# OpenThermo: Customizable Thermostat for Furnace Control

Replace the old thermostat in your living space with a new fully customizable version that allows you to tweak the control algorithms used to keep the temperature comfortable.

This article details the design of a custom thermostat device for use in simple on/off furnace systems. It is called “OpenThermo” since it has been released as an open-source project (see the official GitHub project).

## Introduction

Each year of school at UW-Madison (after freshman year), I lived in an apartment near campus. I have managed to move every single year for five years straight! This year was no different. A small house became my new home this past August, into which I moved with a friend from the UW-Madison Men’s rowing team. We are sharing a cozy two bedroom flat in the two story house.

When the Wisconsin weather started getting chilly, we turned on the house’s heat. As the outdoor temperature fell day by day, we became increasingly aware of the lack of accurate indoor temperature control the wall thermostat provided. The heat definitely worked, but the wild hot/cold swings annoyed us. Eventually, we hit the breaking point. We took apart the built-in thermostat to figure out what was going on.

#### Temperature Sensor

To sense the ambient temperature, a discrete temperature sensing device is needed. For this project, the TMP117 was selected for its very high accuracy: factory calibrated to +/- 0.1°C. This was one of the key benefits of designing custom hardware: accuracy and cost could be spent in the right places. I wanted to know the temperature very accurately, so using a multiple dollar sensor was worthwhile. The TMP117 sends updated temperature readings back to the MCU over I2C once every second. These are used as feedback for the closed-loop control algorithm. See device U4 in the schematics.

#### Furnace Interface

After a little tinkering with my house’s built-in mechanical thermostat, I found that the furnace could be controlled by simply connecting two wires together. Connecting the wires turned on the heat while disconnecting the wires stopped the heat.

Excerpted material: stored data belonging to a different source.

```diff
@@ -189,28 +241,41 @@
             xb[s][0] = make_uint4(ph[0], ph[1], ph[2], ph[3]);
             xb[s][1] = make_uint4(pm[0], pm[1], pm[2], pm[3]);
         }
-        if (first) asm volatile("s_waitcnt vmcnt(10)" ::: "memory");
-        else asm volatile("s_waitcnt vmcnt(0)" ::: "memory");
+        asm volatile("s_waitcnt vmcnt(0)" ::: "memory");
         __builtin_amdgcn_s_barrier();
         if (first) NSTAMP(1);
 
+#define SB __builtin_amdgcn_sched_barrier(0)
         f32x16 acc1[T1];
-#pragma unroll
-        for (int t = 0; t < T1; ++t) {
-#pragma unroll
-            for (int v = 0; v < 16; ++v) acc1[t][v] = 0.f;
-#pragma unroll
-            for (int s = 0; s < S1; ++s) {
-                const uint4 ah = lds_frag(LB, W1_OFF + ((s * T1 + t) * 2) * 1024), am = lds_frag(LB, W1_OFF + ((s * T1 + t) * 2 + 1) * 1024);
-                acc1[t] = mfma_f16(am, xb[s][0], acc1[t]);
-                acc1[t] = mfma_f16(ah, xb[s][1], acc1[t]);
-                acc1[t] = mfma_f16(ah, xb[s][0], acc1[t]);
+        {
+            auto w1_frag = [&](const int q, const int plane) __attribute__((always_inline)) {
+                return lds_frag(LB, W1_OFF + (((q % S1) * T1 + q / S1) * 2 + plane) * 1024);
+            };
+            const unsigned char *wsl_1 = wsl_cur;
+            asm volatile("" : "+s"(wsl_1));
+            uint4 a0h = w1_frag(0, 0), a0m = w1_frag(0, 1), a1h = w1_frag(1, 0), a1m = w1_frag(1, 1), a2h = a0h, a2m = a0m;
+            SB;
+#pragma unroll
+            for (int q = 0; q < S1 * T1; ++q) {
+                const int t = q / S1, s = q % S1;
+                if (s == 0) {
+#pragma unroll
+                    for (int v = 0; v < 16; ++v) acc1[t][v] = 0.f;
+                }
+                acc1[t] = mfma_f16(a0m, xb[s][0], acc1[t]); SB;
+                if (q + 2 < S1 * T1) a2h = w1_frag(q + 2, 0);
+                SB;
+                acc1[t] = mfma_f16(a0h, xb[s][1], acc1[t]); SB;
+                if (q + 2 < S1 * T1) a2m = w1_frag(q + 2, 1);
+                SB;
+                acc1[t] = mfma_f16(a0h, xb[s][0], acc1[t]); SB;
+                if (q < 10) { if (first) issue_step_piece(wsl_1, ldsw_w2, q / 5, q % 5); }
+                else if (q < 20) issue_step_piece(wsl_1, ldsw_w2, 2 + (q - 10) / 5, q % 5);
+                SB;
+                a0h = a1h; a0m = a1m; a1h = a2h; a1m = a2m;
             }
         }
         if (first) NSTAMP(2);
-        __builtin_amdgcn_s_barrier();
-#pragma unroll
-        for (int i = 10; i < 5 * (AHEAD + 1); ++i) issue_step_piece(wsl_cur, ldsw_w2, i / 5, i % 5);
         uint32_t hb[STEPS][4], mb[STEPS][4];
         f32x2 nmean, rstdp;
         {
@@ -268,27 +333,23 @@
         for (int u = 0; u < T2; ++u)
 #pragma unroll
             for (int v = 0; v < 16; ++v) acc2[u][v] = 0.f;
-#define SB __builtin_amdgcn_sched_barrier(0)
-        asm volatile("s_waitcnt vmcnt(20)" ::: "memory");
+        asm volatile("s_waitcnt vmcnt(10)" ::: "memory");
         __builtin_amdgcn_s_barrier();
         uint4 c0h = lds_frag(LB, 0), c0m = lds_frag(LB, 1024), c1h = lds_frag(LB, 2048), c1m = lds_frag(LB, 3072), c2h = c0h, c2m = c0m;
         SB;
-#pragma unroll
-        for (int s = 0; s < STEPS; ++s) {
+        auto l2_step = [&](const int s) __attribute__((always_inline)) {
             const uint4 vh = make_uint4(hb[s][0], hb[s][1], hb[s][2], hb[s][3]), vm = make_uint4(mb[s][0], mb[s][1], mb[s][2], mb[s][3]);
             const int slot = (s % RING) * CHUNK_BYTES, nslot = ((s + 1) % RING) * CHUNK_BYTES;
             const unsigned char *wsl_s = wsl_cur;
-            unsigned lds_s = ldsw_w2;
+            unsigned lds_s = ldsw_w2, lds1_s = ldsw_w1;
             asm volatile("" : "+s"(wsl_s), "+s"(lds_s));
+            if (s >= TAIL0 && s < TAIL0 + 3) asm volatile("" : "+s"(lds1_s));
 #pragma unroll
             for (int u = 0; u < T2; ++u) {
-                if (u == T2 / 2) {
-                    switch (STEPS - 2 - s < 4 ? STEPS - 2 - s : 4) {
-                        case 4: asm volatile("s_waitcnt vmcnt(20)" ::: "memory"); break;
-                        case 3: asm volatile("s_waitcnt vmcnt(15)" ::: "memory"); break;
-                        case 2: asm volatile("s_waitcnt vmcnt(10)" ::: "memory"); break;
-                        case 1: asm volatile("s_waitcnt vmcnt(5)" ::: "memory"); break;
-                        default: asm volatile("s_waitcnt vmcnt(0)" ::: "memory"); break;
+                if (u == T2 / 2 && s >= 1 && s + 1 < STEPS) {
+                    switch (L2S.mid[s]) {
+                        case 20: asm volatile("s_waitcnt vmcnt(20)" ::: "memory"); break;
+                        default: asm volatile("s_waitcnt vmcnt(18)" ::: "memory"); break;
                     }
                     __builtin_amdgcn_s_barrier();
                     SB;
@@ -303,23 +364,30 @@
                 if (more) c2m = lds_frag(LB, nx + 1024);
                 SB;
                 acc2[u] = mfma_f16(c0h, vh, acc2[u]); SB;
-                if (u >= 5 && s + RING - 1 < STEPS) issue_step_piece(wsl_s, lds_s, s + RING - 1, u - 5);
+                {
+                    const int j = L2S.job[s][u];
+                    const bool f1 = j >= JOB_FC1 && j < JOB_NEXT;
+                    const int st = j >= JOB_NEXT ? j - JOB_NEXT : j, i1 = j - JOB_FC1;
+                    if (j != JOB_NONE)
+                        dma_piece(wsl_s, f1 ? voff_w1 + i1 * 4096 : voff_w2 + st * CHUNK_BYTES + l2_piece(u) * 1024, f1 ? lds1_s : lds_s,
+                                  f1 ? i1 * 4096 : (st % RING) * CHUNK_BYTES + l2_piece(u) * 1024);
+                }
                 SB;
                 c0h = c1h; c0m = c1m; c1h = c2h; c1m = c2m;
             }
-        }
+        };
+#pragma unroll
+        for (int s = 0; s < 2; ++s) l2_step(s);
+#pragma unroll
+        for (int s = 2; s < TAIL0; ++s) l2_step(s);
+#pragma unroll
+        for (int s = TAIL0; s < STEPS; ++s) l2_step(s);
 #undef SB
 
         if (first) NSTAMP(4);
         const int next = tile + (int)gridDim.x;
         const bool more_tiles = next < tile_end;
-        if (more_tiles) {
-            __builtin_amdgcn_s_barrier();
-            load_obs(next);
-            issue_fc1(wsl_cur, ldsw_w1);
-#pragma unroll
-            for (int i = 0; i < 10; ++i) issue_step_piece(wsl_cur, ldsw_w2, i / 5, i % 5);
-        }
+        if (more_tiles) load_obs(next);
         f32x2 s2p = pk(0.f, 0.f);
         {
             float4 bq[2][4];
@@ -413,6 +481,7 @@
         tile = next;
         first = false;
     }
+    asm volatile("s_waitcnt vmcnt(0)" ::: "memory");
 }
 
 }
```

The circuitry to do this is simple: an optoisolator (or optocoupler) is used as the switch to ensure no potential high-voltage spikes from the house furnace system can harm the circuitry. To the MCU, this switch appears as an LED, so it can be driven straight from one of the GPIO pins. The CPC1002N device is used in the design, see device U2 in the schematics.

#### User Interface (Display + Slider)

The user interface was kept minimal. Three 7-segment LED modules are used to show the current temperature, as well as the set-point and the percentage time the heat has been on. A potentiometer slider is used as the main interface for setting the temperature set-point. Finally, a single LED illuminates when the heat is on to visually show the device functionality.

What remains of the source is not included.